§ EXTRACTED RECORDS:

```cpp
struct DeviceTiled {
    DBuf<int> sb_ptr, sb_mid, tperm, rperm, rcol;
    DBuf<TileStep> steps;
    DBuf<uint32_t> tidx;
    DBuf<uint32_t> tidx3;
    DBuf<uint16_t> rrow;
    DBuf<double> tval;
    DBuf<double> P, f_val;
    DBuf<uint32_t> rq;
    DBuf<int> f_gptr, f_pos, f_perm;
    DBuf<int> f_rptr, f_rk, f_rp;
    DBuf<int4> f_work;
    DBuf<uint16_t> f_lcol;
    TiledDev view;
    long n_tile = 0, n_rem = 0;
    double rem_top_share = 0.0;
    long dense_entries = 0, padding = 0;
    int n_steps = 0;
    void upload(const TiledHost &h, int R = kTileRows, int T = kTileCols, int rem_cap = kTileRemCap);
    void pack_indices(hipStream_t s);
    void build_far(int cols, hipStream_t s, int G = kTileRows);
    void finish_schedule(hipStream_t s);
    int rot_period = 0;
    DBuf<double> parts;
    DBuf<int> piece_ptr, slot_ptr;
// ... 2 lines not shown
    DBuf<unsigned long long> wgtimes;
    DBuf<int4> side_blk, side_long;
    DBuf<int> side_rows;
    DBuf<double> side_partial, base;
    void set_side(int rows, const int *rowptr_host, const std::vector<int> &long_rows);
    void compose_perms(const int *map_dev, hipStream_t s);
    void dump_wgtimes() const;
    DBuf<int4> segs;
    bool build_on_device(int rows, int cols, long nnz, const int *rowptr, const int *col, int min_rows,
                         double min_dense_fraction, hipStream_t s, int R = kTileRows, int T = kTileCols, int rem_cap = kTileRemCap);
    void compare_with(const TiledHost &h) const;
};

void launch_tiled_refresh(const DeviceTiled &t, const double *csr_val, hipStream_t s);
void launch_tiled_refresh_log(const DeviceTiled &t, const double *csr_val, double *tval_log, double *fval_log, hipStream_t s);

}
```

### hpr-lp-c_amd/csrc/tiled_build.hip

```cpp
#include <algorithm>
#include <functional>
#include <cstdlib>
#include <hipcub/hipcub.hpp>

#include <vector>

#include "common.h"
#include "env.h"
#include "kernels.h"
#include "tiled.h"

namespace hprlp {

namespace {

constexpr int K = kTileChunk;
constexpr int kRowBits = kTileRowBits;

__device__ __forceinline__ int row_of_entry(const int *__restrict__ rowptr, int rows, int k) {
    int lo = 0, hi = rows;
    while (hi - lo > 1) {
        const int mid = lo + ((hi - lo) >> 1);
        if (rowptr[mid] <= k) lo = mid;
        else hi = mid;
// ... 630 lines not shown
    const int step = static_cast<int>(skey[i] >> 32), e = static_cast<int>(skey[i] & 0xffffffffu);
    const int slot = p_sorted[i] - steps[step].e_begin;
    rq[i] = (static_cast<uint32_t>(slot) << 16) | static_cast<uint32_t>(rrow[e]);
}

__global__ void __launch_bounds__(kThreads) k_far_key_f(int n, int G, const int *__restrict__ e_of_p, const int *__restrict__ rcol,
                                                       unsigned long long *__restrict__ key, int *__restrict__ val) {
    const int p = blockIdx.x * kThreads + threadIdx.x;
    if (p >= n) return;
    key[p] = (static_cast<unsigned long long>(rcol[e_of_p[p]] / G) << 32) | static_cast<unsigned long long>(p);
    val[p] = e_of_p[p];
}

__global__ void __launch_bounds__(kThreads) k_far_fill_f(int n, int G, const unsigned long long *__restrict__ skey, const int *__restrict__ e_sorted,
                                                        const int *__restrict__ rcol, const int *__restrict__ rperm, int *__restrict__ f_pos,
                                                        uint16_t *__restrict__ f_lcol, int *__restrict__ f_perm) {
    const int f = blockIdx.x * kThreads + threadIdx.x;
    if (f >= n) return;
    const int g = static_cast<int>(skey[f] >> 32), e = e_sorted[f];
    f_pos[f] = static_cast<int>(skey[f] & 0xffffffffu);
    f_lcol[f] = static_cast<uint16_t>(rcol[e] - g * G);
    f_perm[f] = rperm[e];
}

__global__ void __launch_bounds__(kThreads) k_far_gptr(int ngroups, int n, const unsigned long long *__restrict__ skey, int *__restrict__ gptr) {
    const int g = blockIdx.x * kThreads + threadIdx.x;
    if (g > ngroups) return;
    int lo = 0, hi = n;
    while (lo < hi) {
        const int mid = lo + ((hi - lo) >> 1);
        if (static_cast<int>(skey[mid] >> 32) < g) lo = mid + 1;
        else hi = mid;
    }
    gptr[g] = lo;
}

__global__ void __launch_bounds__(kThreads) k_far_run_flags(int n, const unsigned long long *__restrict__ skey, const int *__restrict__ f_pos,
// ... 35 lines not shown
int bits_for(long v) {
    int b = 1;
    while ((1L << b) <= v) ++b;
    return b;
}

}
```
---
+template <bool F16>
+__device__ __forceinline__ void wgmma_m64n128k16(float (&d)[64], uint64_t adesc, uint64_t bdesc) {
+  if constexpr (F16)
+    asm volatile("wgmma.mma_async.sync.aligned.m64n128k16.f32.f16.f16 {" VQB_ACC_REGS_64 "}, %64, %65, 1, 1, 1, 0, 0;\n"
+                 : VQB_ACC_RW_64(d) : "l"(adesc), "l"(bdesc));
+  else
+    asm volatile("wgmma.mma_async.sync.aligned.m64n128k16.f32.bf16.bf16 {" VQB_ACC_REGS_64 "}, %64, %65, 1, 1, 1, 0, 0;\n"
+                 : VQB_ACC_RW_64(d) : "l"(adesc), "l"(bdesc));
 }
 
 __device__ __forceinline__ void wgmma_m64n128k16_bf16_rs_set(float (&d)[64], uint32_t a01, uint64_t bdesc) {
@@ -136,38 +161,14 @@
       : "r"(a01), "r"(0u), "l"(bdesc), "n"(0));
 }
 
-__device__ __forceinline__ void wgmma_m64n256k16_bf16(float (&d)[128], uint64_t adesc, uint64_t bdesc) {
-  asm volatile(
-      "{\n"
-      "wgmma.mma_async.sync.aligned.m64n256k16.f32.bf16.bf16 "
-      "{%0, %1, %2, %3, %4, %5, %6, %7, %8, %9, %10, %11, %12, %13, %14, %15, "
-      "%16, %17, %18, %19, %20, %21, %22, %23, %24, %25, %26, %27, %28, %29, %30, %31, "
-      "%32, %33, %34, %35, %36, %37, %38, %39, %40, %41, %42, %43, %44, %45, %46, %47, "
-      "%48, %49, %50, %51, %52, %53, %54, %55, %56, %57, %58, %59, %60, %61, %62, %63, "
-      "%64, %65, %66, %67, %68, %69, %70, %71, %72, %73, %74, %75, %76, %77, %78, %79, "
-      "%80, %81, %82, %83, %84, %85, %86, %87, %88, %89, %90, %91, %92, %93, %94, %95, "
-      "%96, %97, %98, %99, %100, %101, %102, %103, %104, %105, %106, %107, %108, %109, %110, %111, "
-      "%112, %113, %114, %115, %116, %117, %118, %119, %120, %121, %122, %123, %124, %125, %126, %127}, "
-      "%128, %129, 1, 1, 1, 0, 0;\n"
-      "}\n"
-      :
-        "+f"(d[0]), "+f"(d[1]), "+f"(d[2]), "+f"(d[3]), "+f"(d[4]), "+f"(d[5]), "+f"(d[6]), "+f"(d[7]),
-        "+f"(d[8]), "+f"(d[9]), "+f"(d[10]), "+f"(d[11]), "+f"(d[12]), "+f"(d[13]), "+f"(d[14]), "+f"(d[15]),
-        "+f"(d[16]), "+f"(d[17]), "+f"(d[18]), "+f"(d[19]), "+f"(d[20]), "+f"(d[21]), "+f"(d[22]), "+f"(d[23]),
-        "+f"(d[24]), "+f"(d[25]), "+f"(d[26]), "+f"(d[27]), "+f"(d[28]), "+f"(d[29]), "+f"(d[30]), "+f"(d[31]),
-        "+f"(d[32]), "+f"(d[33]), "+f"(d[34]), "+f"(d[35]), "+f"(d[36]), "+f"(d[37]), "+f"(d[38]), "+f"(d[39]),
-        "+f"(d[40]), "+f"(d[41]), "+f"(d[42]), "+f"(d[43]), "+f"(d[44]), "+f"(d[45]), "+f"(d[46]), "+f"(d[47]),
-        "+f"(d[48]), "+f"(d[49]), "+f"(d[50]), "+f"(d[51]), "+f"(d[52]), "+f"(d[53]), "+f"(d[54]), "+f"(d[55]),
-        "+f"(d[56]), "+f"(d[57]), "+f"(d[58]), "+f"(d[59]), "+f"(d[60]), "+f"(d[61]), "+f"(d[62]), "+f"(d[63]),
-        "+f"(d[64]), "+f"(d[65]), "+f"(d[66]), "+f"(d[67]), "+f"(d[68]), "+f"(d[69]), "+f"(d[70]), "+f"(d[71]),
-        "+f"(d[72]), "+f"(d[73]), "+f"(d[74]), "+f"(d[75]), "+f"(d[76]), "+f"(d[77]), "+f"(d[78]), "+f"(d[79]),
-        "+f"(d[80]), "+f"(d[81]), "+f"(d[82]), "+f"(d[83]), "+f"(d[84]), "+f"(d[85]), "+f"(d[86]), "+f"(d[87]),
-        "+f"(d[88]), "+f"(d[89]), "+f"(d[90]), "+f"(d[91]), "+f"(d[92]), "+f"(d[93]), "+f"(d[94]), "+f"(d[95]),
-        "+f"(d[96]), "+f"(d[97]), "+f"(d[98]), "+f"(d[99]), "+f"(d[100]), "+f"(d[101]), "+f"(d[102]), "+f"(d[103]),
==
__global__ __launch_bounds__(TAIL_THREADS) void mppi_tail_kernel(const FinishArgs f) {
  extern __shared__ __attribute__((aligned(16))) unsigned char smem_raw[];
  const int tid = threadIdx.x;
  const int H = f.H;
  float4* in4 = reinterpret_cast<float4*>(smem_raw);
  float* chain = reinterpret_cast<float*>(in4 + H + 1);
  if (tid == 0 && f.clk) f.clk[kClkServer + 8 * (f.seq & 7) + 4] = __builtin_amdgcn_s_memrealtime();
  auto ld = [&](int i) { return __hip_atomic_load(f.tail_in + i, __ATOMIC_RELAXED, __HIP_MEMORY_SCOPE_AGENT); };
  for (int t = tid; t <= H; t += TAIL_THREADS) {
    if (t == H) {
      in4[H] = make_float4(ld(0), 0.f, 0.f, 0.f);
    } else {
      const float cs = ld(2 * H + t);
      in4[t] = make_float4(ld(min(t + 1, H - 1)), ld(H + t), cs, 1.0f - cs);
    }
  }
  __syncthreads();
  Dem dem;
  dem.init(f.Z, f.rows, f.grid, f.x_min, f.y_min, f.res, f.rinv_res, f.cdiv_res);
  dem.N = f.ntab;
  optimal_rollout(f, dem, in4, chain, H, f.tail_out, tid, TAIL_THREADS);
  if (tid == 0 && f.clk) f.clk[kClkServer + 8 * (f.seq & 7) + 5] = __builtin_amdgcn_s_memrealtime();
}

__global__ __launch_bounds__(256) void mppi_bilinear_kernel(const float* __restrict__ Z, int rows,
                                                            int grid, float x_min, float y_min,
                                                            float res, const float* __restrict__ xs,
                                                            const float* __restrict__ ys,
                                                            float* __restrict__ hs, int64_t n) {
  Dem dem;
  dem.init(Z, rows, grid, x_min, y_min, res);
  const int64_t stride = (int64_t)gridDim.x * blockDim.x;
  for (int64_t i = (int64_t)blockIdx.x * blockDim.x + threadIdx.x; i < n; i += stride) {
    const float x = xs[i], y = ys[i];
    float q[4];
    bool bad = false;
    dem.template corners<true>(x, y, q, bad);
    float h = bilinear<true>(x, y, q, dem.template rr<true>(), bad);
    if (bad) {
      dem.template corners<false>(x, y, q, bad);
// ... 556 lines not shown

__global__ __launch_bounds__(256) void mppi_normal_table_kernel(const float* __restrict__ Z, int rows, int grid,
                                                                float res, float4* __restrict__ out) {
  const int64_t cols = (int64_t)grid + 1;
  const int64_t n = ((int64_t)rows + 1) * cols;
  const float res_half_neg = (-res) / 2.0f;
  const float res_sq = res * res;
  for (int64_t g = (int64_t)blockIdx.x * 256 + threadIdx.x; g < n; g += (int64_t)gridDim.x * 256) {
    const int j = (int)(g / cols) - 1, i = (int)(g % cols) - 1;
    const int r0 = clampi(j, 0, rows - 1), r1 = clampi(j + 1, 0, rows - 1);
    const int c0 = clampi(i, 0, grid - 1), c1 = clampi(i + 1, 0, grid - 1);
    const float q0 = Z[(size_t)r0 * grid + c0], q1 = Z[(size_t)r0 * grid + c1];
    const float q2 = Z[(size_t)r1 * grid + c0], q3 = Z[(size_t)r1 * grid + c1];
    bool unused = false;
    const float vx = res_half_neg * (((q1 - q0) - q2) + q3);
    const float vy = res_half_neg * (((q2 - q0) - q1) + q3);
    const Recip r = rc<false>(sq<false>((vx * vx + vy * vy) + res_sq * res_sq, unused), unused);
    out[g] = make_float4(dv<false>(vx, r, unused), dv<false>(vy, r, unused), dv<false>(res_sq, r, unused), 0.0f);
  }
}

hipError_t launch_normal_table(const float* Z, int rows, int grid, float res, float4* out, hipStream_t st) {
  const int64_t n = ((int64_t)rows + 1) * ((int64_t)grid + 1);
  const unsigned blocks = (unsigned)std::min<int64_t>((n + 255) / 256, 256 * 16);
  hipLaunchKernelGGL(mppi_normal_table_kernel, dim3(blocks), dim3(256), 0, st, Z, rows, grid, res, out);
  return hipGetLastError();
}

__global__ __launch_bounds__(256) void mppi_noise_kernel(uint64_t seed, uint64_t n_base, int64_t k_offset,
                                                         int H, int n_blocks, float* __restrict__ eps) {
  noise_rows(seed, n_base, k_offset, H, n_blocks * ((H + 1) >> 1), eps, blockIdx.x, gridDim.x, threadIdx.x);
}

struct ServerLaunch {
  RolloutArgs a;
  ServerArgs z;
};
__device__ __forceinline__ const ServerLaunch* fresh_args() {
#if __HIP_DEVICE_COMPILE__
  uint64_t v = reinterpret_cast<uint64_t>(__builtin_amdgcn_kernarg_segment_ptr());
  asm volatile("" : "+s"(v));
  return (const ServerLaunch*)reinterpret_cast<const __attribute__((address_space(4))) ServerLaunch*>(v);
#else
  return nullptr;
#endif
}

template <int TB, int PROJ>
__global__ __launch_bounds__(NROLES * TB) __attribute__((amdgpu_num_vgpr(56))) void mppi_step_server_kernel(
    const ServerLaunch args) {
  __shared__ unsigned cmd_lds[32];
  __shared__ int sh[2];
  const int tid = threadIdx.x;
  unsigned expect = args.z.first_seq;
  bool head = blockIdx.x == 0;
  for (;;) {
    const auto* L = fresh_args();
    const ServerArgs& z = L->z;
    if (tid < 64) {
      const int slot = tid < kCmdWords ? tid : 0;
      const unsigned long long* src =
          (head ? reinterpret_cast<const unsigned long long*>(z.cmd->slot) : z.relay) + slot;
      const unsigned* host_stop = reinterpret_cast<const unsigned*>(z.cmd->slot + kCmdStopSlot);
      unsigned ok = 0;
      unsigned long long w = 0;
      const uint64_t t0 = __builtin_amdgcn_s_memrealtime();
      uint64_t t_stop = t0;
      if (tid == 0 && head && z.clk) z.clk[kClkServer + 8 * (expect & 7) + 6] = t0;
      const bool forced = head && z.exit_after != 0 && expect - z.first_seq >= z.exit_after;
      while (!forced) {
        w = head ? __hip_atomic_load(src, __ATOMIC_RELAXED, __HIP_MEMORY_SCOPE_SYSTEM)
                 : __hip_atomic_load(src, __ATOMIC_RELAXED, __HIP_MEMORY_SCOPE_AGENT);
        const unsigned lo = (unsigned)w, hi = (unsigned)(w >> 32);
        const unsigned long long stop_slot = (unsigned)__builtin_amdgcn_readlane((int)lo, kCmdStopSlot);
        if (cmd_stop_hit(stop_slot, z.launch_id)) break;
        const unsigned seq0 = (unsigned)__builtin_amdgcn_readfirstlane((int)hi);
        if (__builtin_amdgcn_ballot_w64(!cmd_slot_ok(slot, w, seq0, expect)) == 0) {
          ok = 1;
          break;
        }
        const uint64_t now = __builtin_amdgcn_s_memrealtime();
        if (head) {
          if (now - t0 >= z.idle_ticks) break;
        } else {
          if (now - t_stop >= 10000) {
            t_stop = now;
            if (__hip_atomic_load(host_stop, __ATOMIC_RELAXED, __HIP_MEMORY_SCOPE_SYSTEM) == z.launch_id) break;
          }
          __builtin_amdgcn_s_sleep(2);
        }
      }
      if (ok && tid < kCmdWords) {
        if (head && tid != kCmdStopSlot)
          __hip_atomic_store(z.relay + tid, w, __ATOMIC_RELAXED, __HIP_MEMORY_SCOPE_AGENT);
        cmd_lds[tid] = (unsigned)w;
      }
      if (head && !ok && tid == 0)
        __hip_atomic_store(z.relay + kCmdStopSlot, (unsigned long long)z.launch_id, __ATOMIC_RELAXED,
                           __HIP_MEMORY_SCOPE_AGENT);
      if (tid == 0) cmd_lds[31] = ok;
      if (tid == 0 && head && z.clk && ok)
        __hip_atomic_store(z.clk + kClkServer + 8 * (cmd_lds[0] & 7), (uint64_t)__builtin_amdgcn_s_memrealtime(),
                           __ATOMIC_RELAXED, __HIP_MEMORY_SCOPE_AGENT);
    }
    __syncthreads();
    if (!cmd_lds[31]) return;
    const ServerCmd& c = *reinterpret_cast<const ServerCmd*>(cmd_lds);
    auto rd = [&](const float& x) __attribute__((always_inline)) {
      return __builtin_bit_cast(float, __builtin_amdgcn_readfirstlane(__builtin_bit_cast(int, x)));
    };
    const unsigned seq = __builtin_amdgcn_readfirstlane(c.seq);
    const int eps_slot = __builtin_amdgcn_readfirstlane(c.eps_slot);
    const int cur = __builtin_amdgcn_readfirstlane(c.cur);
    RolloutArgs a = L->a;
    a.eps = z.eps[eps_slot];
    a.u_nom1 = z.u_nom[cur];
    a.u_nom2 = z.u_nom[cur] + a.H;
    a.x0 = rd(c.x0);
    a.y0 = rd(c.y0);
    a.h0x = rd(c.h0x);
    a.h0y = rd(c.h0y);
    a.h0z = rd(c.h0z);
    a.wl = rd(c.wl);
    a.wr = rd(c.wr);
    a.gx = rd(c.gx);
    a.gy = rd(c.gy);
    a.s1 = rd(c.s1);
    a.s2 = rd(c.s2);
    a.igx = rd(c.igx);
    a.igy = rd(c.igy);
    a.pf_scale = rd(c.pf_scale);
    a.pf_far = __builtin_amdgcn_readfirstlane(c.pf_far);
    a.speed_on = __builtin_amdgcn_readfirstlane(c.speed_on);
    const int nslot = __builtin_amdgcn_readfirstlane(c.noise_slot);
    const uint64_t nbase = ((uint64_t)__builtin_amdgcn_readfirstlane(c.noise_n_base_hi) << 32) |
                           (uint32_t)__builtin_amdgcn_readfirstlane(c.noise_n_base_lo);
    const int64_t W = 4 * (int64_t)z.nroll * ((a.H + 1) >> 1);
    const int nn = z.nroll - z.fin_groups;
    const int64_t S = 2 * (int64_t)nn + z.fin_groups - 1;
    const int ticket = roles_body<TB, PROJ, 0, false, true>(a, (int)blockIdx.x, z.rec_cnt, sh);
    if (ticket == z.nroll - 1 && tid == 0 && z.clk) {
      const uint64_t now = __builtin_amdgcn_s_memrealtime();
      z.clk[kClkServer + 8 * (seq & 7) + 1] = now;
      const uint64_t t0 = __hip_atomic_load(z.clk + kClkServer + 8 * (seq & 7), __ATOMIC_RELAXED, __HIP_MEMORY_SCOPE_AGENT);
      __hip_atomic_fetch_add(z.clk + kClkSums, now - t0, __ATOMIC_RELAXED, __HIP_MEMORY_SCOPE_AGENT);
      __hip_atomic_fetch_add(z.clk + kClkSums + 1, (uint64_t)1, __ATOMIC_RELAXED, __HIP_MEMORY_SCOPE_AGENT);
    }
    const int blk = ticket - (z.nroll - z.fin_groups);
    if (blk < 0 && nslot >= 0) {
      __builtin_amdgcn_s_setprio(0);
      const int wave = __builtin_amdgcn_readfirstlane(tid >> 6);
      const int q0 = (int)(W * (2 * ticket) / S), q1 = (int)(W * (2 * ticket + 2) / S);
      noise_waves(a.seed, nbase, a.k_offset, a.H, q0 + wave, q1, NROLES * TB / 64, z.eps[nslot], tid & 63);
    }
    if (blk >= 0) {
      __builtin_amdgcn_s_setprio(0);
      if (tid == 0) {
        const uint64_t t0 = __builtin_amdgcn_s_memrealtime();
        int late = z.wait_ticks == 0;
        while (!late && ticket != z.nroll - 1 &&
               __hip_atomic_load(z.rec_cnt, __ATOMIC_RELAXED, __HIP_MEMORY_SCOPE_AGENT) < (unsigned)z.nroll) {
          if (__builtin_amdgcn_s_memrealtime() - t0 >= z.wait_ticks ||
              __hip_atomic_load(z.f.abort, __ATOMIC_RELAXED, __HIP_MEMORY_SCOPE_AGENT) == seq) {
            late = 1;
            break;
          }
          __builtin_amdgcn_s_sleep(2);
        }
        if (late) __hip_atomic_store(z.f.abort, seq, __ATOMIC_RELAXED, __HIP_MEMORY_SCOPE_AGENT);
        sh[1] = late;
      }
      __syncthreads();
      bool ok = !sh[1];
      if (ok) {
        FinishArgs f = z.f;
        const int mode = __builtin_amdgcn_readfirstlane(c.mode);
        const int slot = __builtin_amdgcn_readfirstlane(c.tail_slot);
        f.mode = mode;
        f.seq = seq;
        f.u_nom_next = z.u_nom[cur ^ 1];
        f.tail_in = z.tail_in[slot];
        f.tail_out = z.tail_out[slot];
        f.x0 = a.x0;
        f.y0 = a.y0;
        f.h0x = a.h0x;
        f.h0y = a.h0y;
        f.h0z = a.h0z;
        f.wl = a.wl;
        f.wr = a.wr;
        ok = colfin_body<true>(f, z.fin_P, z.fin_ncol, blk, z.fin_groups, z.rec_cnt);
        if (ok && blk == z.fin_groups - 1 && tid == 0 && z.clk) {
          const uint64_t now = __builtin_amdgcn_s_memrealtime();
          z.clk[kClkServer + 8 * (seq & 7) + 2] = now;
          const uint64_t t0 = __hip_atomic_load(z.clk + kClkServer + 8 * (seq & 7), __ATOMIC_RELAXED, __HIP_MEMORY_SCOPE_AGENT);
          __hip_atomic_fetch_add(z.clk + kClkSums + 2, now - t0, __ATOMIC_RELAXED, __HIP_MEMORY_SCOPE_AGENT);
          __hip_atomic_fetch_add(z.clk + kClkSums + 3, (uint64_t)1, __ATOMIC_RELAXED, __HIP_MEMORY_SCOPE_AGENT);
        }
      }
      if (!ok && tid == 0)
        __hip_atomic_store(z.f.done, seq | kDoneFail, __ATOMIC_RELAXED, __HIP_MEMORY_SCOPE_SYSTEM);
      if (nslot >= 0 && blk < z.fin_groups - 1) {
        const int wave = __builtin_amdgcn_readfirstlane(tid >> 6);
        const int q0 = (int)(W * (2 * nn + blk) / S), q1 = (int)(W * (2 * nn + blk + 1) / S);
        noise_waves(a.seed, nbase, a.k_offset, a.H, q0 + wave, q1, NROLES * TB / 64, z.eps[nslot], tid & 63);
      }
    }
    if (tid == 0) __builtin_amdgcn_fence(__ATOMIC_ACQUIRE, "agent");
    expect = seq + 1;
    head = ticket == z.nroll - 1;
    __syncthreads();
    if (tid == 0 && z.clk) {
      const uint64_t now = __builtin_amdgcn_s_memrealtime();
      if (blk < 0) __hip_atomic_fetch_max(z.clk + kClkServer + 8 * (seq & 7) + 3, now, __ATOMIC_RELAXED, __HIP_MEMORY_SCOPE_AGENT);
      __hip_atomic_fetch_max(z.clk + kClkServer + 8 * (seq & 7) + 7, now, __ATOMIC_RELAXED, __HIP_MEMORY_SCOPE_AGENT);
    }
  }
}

§ WHAT TO DO:
Go through the entries above and copy every line containing "TiledHost".

§ YOUR RESPONSE:
    void upload(const TiledHost &h, int R = kTileRows, int T = kTileCols, int rem_cap = kTileRemCap);
    void compare_with(const TiledHost &h) const;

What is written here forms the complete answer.